[Stored data entries]
[Start of section]
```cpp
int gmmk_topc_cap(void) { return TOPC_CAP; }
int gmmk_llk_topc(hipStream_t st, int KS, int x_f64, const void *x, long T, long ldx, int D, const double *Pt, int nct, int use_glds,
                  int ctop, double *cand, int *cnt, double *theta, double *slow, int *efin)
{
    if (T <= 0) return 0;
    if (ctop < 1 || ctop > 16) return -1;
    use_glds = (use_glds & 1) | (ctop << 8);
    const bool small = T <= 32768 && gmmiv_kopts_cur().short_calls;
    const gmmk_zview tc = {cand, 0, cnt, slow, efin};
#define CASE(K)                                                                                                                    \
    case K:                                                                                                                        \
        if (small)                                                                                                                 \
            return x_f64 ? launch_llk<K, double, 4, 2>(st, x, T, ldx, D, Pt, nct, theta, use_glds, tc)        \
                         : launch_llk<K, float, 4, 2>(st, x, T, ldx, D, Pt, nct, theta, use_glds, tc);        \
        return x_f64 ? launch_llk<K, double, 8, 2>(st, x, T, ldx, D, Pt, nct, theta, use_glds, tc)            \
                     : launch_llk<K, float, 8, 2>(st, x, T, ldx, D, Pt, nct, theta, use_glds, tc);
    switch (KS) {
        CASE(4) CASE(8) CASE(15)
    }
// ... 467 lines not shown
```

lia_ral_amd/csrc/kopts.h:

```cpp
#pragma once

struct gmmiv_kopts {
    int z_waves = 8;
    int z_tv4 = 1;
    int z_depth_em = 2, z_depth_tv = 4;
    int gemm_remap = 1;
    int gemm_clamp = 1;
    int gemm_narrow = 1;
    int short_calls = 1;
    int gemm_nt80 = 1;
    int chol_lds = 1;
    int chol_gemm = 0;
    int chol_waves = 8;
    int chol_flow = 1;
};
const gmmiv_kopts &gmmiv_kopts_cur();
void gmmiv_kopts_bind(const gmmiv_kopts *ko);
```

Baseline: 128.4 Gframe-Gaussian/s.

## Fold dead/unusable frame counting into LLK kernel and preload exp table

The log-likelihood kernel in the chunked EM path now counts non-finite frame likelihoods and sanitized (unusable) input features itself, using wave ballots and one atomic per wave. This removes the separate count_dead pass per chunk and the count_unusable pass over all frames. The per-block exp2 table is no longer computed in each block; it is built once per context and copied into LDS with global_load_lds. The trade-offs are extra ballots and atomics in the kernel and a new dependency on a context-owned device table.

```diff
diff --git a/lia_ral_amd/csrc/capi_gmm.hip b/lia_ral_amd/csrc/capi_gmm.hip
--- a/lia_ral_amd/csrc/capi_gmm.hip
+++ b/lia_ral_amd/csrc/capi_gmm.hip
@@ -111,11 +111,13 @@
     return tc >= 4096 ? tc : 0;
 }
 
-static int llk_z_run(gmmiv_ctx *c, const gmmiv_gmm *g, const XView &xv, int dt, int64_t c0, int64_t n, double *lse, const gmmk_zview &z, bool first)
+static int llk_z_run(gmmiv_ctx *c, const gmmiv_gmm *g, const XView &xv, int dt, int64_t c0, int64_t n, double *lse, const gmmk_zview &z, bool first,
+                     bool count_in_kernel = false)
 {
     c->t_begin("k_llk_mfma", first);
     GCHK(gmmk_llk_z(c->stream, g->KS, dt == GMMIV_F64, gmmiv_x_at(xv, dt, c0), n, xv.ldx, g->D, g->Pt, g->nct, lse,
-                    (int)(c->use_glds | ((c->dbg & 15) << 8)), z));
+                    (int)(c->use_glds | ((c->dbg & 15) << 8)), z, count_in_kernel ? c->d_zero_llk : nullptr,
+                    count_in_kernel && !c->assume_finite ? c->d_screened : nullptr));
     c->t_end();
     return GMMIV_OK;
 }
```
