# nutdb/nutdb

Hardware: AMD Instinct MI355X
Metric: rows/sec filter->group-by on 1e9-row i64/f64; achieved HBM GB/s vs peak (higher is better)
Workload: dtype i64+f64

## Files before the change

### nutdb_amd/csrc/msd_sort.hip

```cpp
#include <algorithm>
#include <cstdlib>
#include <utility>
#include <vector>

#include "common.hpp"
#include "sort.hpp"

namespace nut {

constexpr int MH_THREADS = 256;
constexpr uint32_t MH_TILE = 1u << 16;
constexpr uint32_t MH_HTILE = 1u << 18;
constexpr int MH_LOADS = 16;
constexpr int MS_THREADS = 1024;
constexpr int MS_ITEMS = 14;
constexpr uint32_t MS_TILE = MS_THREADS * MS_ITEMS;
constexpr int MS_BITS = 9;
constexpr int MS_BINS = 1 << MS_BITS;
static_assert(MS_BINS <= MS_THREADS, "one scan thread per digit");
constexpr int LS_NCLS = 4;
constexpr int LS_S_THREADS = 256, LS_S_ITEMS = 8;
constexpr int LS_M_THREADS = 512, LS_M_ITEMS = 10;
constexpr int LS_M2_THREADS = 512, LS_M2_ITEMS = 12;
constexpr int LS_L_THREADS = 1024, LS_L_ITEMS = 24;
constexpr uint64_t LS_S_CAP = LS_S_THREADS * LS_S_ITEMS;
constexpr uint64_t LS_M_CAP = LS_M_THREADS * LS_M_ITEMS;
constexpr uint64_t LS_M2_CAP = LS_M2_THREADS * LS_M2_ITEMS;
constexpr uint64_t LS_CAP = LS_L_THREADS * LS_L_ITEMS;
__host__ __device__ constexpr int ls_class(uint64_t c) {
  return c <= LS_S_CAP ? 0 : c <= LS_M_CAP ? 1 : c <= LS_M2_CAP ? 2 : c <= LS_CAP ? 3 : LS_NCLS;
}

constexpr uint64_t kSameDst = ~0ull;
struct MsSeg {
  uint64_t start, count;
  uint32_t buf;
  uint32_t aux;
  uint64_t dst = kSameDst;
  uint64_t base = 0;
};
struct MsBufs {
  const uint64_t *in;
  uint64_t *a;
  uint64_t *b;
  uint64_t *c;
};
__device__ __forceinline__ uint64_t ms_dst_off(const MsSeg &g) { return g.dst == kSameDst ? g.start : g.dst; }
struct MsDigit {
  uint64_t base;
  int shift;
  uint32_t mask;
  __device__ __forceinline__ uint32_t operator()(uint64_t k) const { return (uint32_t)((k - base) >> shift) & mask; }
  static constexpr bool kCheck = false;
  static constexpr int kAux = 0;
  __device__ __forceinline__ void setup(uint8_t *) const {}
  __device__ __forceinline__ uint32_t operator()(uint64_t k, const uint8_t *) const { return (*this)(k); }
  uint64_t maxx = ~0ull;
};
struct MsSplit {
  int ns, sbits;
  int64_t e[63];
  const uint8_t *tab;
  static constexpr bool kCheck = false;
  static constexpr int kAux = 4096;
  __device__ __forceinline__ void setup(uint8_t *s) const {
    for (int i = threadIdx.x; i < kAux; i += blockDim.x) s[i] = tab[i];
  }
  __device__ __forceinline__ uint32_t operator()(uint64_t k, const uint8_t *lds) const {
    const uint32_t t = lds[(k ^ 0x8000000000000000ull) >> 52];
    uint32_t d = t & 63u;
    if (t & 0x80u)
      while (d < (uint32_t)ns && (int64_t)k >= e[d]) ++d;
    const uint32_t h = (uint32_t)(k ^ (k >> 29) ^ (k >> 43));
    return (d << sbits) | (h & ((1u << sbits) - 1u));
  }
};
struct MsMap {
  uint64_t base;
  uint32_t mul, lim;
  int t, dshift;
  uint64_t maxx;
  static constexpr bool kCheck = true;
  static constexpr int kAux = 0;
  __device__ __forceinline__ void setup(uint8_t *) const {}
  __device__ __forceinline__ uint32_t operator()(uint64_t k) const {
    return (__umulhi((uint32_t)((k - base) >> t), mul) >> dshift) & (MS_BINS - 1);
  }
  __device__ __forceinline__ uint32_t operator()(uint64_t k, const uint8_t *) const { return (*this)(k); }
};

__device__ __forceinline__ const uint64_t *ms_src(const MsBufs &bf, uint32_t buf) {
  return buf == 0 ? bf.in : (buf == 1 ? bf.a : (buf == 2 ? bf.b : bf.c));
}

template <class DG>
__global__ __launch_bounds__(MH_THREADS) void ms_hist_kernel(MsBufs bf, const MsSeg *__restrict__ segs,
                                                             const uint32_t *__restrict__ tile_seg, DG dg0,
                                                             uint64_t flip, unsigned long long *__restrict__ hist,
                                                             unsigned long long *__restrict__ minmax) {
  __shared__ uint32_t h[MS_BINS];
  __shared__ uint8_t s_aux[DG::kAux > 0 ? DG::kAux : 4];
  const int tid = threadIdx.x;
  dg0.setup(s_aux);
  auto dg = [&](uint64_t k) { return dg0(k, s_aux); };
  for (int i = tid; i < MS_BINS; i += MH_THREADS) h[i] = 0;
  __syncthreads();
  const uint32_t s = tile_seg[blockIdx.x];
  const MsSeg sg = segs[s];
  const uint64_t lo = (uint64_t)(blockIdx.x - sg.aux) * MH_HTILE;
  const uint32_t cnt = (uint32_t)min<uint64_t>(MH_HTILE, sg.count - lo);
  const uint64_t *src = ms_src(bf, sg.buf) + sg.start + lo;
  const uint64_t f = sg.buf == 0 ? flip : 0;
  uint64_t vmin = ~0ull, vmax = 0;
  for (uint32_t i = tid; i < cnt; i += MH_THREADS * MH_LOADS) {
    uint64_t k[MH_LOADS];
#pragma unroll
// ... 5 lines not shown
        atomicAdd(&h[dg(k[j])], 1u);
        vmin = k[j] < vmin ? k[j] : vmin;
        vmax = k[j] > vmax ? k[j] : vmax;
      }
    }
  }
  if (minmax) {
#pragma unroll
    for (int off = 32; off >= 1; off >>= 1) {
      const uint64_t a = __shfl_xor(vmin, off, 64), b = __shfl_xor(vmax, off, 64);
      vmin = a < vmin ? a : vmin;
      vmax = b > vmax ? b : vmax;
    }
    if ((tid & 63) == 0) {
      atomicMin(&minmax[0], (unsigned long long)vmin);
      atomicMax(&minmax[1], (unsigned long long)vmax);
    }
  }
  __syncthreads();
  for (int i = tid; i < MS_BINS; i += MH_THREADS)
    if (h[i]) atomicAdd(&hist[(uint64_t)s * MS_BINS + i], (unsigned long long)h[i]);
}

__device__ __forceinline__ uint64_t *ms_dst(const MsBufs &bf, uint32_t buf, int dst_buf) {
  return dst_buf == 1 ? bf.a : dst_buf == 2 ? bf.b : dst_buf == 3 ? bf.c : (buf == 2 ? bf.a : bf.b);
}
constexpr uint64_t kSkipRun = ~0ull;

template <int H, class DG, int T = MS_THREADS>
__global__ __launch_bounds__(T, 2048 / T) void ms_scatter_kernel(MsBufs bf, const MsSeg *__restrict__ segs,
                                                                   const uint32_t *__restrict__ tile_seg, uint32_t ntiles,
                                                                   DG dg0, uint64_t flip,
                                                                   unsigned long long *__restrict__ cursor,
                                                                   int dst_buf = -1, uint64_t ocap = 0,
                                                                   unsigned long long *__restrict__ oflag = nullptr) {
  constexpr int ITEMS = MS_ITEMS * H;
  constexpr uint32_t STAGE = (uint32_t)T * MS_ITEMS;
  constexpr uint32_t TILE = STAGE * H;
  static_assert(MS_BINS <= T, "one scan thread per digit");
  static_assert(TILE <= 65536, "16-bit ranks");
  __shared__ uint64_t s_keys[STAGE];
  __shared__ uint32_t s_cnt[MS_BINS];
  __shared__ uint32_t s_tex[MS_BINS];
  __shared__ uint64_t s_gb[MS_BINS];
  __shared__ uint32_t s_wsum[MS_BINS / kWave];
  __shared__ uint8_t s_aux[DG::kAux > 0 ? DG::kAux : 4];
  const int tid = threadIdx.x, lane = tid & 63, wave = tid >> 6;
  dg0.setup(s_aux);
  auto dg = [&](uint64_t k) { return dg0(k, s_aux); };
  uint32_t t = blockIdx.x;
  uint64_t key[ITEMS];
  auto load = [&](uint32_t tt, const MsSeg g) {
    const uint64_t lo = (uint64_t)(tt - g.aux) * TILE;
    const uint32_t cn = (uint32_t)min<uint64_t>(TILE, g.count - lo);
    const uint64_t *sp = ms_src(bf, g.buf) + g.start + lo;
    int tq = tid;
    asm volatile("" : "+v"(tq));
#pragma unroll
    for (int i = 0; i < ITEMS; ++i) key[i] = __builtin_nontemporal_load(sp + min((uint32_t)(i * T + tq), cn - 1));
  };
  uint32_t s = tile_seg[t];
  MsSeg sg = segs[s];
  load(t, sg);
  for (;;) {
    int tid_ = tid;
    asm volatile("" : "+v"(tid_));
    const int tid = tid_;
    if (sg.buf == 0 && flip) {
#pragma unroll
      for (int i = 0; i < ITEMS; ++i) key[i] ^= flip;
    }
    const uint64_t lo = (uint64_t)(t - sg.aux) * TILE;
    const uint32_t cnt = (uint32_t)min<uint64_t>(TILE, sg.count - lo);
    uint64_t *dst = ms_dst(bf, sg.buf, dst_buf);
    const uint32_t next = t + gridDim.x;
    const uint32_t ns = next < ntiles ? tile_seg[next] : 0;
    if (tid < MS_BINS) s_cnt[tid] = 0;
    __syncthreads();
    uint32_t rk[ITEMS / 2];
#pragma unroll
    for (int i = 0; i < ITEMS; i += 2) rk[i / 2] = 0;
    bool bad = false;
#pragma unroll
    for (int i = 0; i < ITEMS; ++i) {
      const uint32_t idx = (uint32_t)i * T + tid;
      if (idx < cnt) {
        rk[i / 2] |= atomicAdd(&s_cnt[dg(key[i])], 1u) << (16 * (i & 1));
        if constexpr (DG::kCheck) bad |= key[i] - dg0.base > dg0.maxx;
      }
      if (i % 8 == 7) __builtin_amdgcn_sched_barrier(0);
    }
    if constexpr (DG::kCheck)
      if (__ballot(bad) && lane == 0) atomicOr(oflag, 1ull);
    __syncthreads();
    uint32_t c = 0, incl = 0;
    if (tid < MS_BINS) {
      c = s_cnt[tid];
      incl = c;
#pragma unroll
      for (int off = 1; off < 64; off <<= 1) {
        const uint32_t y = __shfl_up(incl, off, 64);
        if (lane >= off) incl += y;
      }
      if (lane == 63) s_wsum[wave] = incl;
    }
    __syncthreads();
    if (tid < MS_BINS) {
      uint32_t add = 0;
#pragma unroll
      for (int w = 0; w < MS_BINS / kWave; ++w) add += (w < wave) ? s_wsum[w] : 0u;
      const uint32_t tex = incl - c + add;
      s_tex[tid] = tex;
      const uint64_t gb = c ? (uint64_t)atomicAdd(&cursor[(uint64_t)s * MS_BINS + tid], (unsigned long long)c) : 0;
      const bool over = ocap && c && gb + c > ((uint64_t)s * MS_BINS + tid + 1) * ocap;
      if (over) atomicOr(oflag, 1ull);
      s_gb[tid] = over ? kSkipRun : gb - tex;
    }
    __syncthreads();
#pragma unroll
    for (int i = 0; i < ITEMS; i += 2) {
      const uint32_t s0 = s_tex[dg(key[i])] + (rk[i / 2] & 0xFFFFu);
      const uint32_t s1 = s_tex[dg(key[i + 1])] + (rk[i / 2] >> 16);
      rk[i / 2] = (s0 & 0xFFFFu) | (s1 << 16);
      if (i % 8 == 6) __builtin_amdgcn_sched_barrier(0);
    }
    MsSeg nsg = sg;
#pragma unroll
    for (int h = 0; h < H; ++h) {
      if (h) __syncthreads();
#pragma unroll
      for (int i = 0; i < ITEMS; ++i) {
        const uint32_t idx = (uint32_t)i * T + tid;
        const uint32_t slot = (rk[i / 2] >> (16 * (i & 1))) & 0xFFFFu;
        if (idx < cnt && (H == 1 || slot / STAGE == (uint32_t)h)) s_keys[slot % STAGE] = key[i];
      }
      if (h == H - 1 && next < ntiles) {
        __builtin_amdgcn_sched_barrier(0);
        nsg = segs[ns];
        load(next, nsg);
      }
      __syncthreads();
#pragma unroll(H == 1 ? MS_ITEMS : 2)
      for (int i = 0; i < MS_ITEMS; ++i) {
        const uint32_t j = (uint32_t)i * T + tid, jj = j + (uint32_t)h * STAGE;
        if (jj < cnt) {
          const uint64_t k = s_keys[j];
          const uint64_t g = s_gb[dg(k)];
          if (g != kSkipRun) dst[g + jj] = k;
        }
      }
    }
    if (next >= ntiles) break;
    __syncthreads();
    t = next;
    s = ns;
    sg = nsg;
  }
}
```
[End of section]
● **WHAT YOU WILL DO**:
A complete answer lists each line of the data that holds the word "next".

● **REPLY**:
    const uint32_t next = t + gridDim.x;
    const uint32_t ns = next < ntiles ? tile_seg[next] : 0;
      if (h == H - 1 && next < ntiles) {
        load(next, nsg);
    if (next >= ntiles) break;
    t = next;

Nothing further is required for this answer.